18 Oct 2022
by Ashley Easen, Phil Farrar

Economic, geopolitical and policy influences, not to mention the outfall from a recent pandemic, have made many supply chains and some suppliers vulnerable. Supplier collapse is an ever present and increasing threat.

At its point of collapse five years ago; Carillion was the UK’s second largest construction and support services’ company and was entrenched in many central and local government projects.

Since then, the UK has faced unprecedented challenges to service delivery. Brexit, COVID-19, Ukraine, energy hikes and the cost of living crisis, have affected supply chains and subsequent delivery of public services.

The aim of any public body is to deliver services effectively to the highest possible standards. One option to achieve desired efficiencies and economies is to outsource all or part of a service to the private sector. With an entrepreneurial approach, economies of scale, an eye on efficiency driven by the need to make a profit, the private sector can be better placed to deliver certain services.

This drive for service externalisation has meant the landscape of council service delivery has shifted substantially in recent years, with the public sector model being modified to deliver more for less. Increasing demand for council services is pitched against a backdrop of a reducing financial resource.

We know our councils do more than empty bins and sweep streets but citizens may not. They often don’t realise what services councils provide until they need to access them and interactions with councils vary depending on needs. Many services are delivered by external organisations on behalf of a council but residents and service users are often unaware of different providers until they fail. The most commonly outsourced council services are waste, housing and IT.

What happens if a supplier fails?

Do not assume that by commissioning a provider to deliver a service a council is relieving itself of responsibility when things go wrong. It is usually the case that not all risk can be transferred to another party, particularly if the service is a statutory duty. This leaves a council exposed. Undertake thorough and ongoing checks on the stability of partners.

Response and recovery

Both the immediate response and longer-term recovery need to be tackled swiftly. These are resource intensive in terms of financial and labour costs, so should be well planned for. Communications need to be carefully managed to limit reputational damage. This is particularly relevant where vulnerable service users are affected.

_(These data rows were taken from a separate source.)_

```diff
@@ -205,46 +188,10 @@
                 const bool ring_ok = ((rb >> sh) & 0xF) == 0 && ((fb >> sh) & 0xF) != 0 && ((bb2 >> sh) & 0xF) != 0;
                 if (ring_ok && back && !(p.stages & STAGE_NO_CULL)) cnt = 0;
             }
-            constexpr int NARROW = HOPE_PAIR_NARROW;
-            const int tag = (hw << 14) | (e << 7);
-            const int cs = (cnt > 0 && cnt <= NARROW) ? cnt : 0;
-            const int incl = wave_incl_scan_i(cs, lane);
-            const int total = __builtin_amdgcn_readlane(incl, WAVE - 1);
-            if (total > 0) {
-                if (qn + total > OP_LQ) drain();
-                const int off = qn + incl - cs;
-#pragma unroll
-                for (int k = 0; k < NARROW; k++) {
-                    if (k < cs) {
-                        int bi = lo + k;
-                        if (bi >= NBEAM) bi -= NBEAM;
-                        queue[off + k] = (uint16_t)(tag | bi);
-                    }
-                }
-                qn += total;
-            }
-            unsigned long long todo = __ballot(cnt > NARROW);
-            while (todo) {
-                const int el = __ffsll((long long)todo) - 1;
-                todo &= todo - 1;
-                const int lo_e = __builtin_amdgcn_readlane(lo, el), cnt_e = __builtin_amdgcn_readlane(cnt, el);
-                if (qn + cnt_e > OP_LQ) drain();
-                const int tag_e = __builtin_amdgcn_readlane(tag, el);
-                if (lane < cnt_e) {
-                    int bi = lo_e + lane;
-                    if (bi >= NBEAM) bi -= NBEAM;
-                    queue[qn + lane] = (uint16_t)(tag_e | bi);
-                }
-                if (cnt_e > WAVE && lane + WAVE < cnt_e) {
-                    int bi = lo_e + lane + WAVE;
-                    if (bi >= NBEAM) bi -= NBEAM;
-                    queue[qn + lane + WAVE] = (uint16_t)(tag_e | bi);
-                }
-                qn += cnt_e;
-            }
-        }
-    }
-    if (qn > 0) drain();
+            lr_append(rq, lane, hw, e, lo, cnt, wild_e, drain);
+        }
+    }
+    if (rq.qslots > 0) drain();
     else ssync();
 
     double lid[4];
diff --git a/hope_amd/csrc/hope_step_kernel.h b/hope_amd/csrc/hope_step_kernel.h
--- a/hope_amd/csrc/hope_step_kernel.h
+++ b/hope_amd/csrc/hope_step_kernel.h
@@ -495,6 +495,10 @@
     const int lo = __builtin_amdgcn_mov_dpp(__double2loint(v), J * 0x55, 0xf, 0xf, true);
     return __hiloint2double(hi, lo);
 }
+
+}
+#include "hope_lidar_runs.h"
+namespace hope {
 
 static_assert(MINI_ITER == 20, "div_by_20");
 __device__ __forceinline__ double div_by_20(double x) {
@@ -1097,31 +1101,15 @@
     const double a0 = PART == 2 ? bm0 : p.beam_ab[2 * i0], b0 = PART == 2 ? bm1 : p.beam_ab[2 * i0 + 1];
     const double a1 = PART == 2 ? bm2 : (has1 ? p.beam_ab[2 * i1] : 0.0), b1 = PART == 2 ? bm3 : (has1 ? p.beam_ab[2 * i1 + 1] : 0.0);
     unsigned long long* best = (unsigned long long*)(scr + LDS_TX);
-    int* queue = (int*)(scr + LDS_TX + 128);
-    constexpr int LQ = 384;
+    static_assert(128 * 8 + LR_LDS_BYTES <= 320 * 8, "best[] and the run queue share region A");
+    LidarRuns rq;
+    lr_init(rq, scr + LDS_TX + 128, lane);
     best[lane] = 0x7ff0000000000000ull;
     best[lane + 64] = 0x7ff0000000000000ull;
     ssync();
-    int qn = 0;
     auto drain = [&]() {
         const unsigned long long td_ = TIMING ? __builtin_readcyclecounter() : 0;
-        ssync();
-        for (int q0 = 0; q0 < qn; q0 += WAVE) {
-            int q = q0 + lane;
-            if (q < qn) {
-                int pr = queue[q];
-                int bi = pr & 127, e = pr >> 7;
-                int e2 = (e & ~3) | ((e + 1) & 3);
-                double x1 = tile[2 * e], y1 = tile[2 * e + 1], x2 = tile[2 * e2], y2 = tile[2 * e2 + 1];
-                double d = y2 - y1, ee = x1 - x2, f = y1 * x2 - x1 * y2;
-                const double ba = p.beam_ab[2 * bi], bb = p.beam_ab[2 * bi + 1];
-                double r = INFINITY;
-                if (beam_may_hit(ba, bb, x1, y1, x2, y2)) r = beam_edge(bi, ba, bb, x1, y1, x2, y2, d, ee, f);
-                if (r < INFINITY) atomicMin(&best[bi], (unsigned long long)__double_as_longlong(r));
-            }
-        }
-        ssync();
-        qn = 0;
+        lr_drain(rq, lane, [&](uint32_t in, int bi) { lidar_pair(tile, best, p.beam_ab, lr_edge(in), bi, lr_wild(in)); });
         if (TIMING) { const unsigned long long dt_ = __builtin_readcyclecounter() - td_; tsec[6] += dt_; t0_ += dt_; }
     };
     {
@@ -1131,6 +1119,7 @@
             const int e = i < n_kslots ? 4 * llist[i >> 2] + (i & 3) : 0;
             int lo = 0, cnt = 0;
             bool front = false, back = false, risky = true;
+            bool wild_e = false;
             if (i < n_kslots) {
                 const int e2 = (e & ~3) | ((e + 1) & 3);
                 const double dx1 = tile[2 * e], dy1 = tile[2 * e + 1], dx2 = tile[2 * e2], dy2 = tile[2 * e2 + 1];
@@ -1143,6 +1132,7 @@
                 if (dth <= -3.14159265f) dth += 6.28318531f;
                 const float span = fabsf(dth);
                 const bool wild = span > 3.13f || !(span == span) || fminf(x1 * x1 + y1 * y1, x2 * x2 + y2 * y2) < 0.01f;
+                wild_e = wild;
                 if (wild) { lo = 0; cnt = NBEAM; }
                 else {
                     float ts = dth >= 0 ? t1 : t2;
@@ -1174,48 +1164,13 @@
                 if (ring_ok && back && !(p.stages & STAGE_NO_CULL)) cnt = 0;
             }
             ST_T(4);
-            constexpr int NARROW = 6;
-            const int cs = (cnt > 0 && cnt <= NARROW) ? cnt : 0;
-            const int incl = wave_incl_scan_i(cs, lane);
-            const int total = __builtin_amdgcn_readlane(incl, WAVE - 1);
-            if (total > 0) {
-                if (qn + total > LQ) drain();
-                const int off = qn + incl - cs, tag = e << 7;
-#pragma unroll
-                for (int k = 0; k < NARROW; k++) {
-                    if (k < cs) {
-                        int bi = lo + k;
-                        if (bi >= NBEAM) bi -= NBEAM;
-                        queue[off + k] = tag | bi;
-                    }
-                }
-                qn += total;
-            }
-            unsigned long long todo = __ballot(cnt > NARROW);
-            while (todo) {
-                const int el = __ffsll((long long)todo) - 1;
-                todo &= todo - 1;
-                const int lo_e = __builtin_amdgcn_readlane(lo, el), cnt_e = __builtin_amdgcn_readlane(cnt, el);
-                if (qn + cnt_e > LQ) drain();
-                const int tag = __builtin_amdgcn_readlane(e, el) << 7;
-                if (lane < cnt_e) {
-                    int bi = lo_e + lane;
-                    if (bi >= NBEAM) bi -= NBEAM;
-                    queue[qn + lane] = tag | bi;
-                }
-                if (cnt_e > WAVE && lane + WAVE < cnt_e) {
-                    int bi = lo_e + lane + WAVE;
-                    if (bi >= NBEAM) bi -= NBEAM;
-                    queue[qn + lane + WAVE] = tag | bi;
-                }
-                qn += cnt_e;
-            }
+            lr_append(rq, lane, 0, e, lo, cnt, wild_e, drain);
             ST_T(5);
         }
     }
     constexpr bool MLUT = HOPE_MASK_LUT && !TIMING;
     const double pm0 = MLUT ? p.mask_bsc[i0] : p.pmax[UPS * i0], pm1 = has1 ? (MLUT ? p.mask_bsc[i1] : p.pmax[UPS * i1]) : 0.0;
-    if (qn > 0) drain();
+    if (rq.qslots > 0) drain();
     const double best0 = sqrt(__longlong_as_double((long long)best[i0]));
     const double best1 = has1 ? sqrt(__longlong_as_double((long long)best[i1])) : INFINITY;
     const double base0 = p.hull_base[i0], base1 = has1 ? p.hull_base[i1] : 0.0;
```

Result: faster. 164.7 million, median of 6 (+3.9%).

At the outset of the contract planning process ensure the contingency of a failing partner is considered in depth and different situations are played out. This should facilitate a smoother transition of the service back to the council in the event of supplier failure.

Where a contractor defaults and it is decided to take that service back in-house it is important to inform insurers as soon as possible. While the function may form part of a statutory provision and is likely to be covered by an existing insurance programme, the operational aspect will carry risk the contractor is likely to have been insuring.

Very often a council’s current insurance programme, from casualty risks to asset based covers like motors and buildings, will reflect the fact that the overall risk is reduced as a result of the outsourced activity (such as highways maintenance). If the risk is to be returned to the council, insurer(s) need to be advised as they will no doubt wish to review the insurance terms, which may include for example: premiums, self-insured retention or aggregate stop loss cover.

Contract monitoring

As resources shrink and the talent market remains competitive, contract management and procurement teams frequently work at reduced levels. As a result, the resource that remains needs to refocus priorities and may be unable to monitor all contracts in as much detail as previously. Usually the focus will be on larger contracts such as highways maintenance, and smaller ones may be under less scrutiny. Smaller contractors are no less important. In the example of a care home providing services to a small number of vulnerable individuals, the consequences of failure can be devastating.

With such a reliance on outsourced service provision, public service employees are being required to operate more commercially but may not have the skills and experience to recognise the signs of difficulty in their commercial partners.

Important questions to ask:

  • What monitoring arrangements and early warning triggers have been built into the review process?
  • Should central government be providing more support?
  • How easy is it to pick up a contract mid-term?
  • What interactions have there been with the provider during the contract to facilitate variations?
  • Are there clear steps for resolving conflict and dissolving the contract?
  • Is there a central contracts register that is up to date and well maintained?
  • Do you keep a watching brief over the financial position of your suppliers?

For effective business continuity planning, councils should ensure they have identified which providers are critical suppliers. The impact of failure must be risk assessed.


  • Could you quickly source an alternative supplier?
  • Would you be able to take the service back in-house or could a neighbouring authority support you in delivery? Pre-planning with alternative arrangements for the ‘what if’ strategy are essential to ensure service continuity.
  • Who owns the assets transferred, for example, refuse vehicles, and how does the council take possession? The contract should deal with this situation.

The impact of decisions taken today will be felt in years to come so it is important to make informed risk based decisions, which are fully documented. The investment in building strong relationships with key suppliers should not be undermined by unexpected and unplanned for surprises.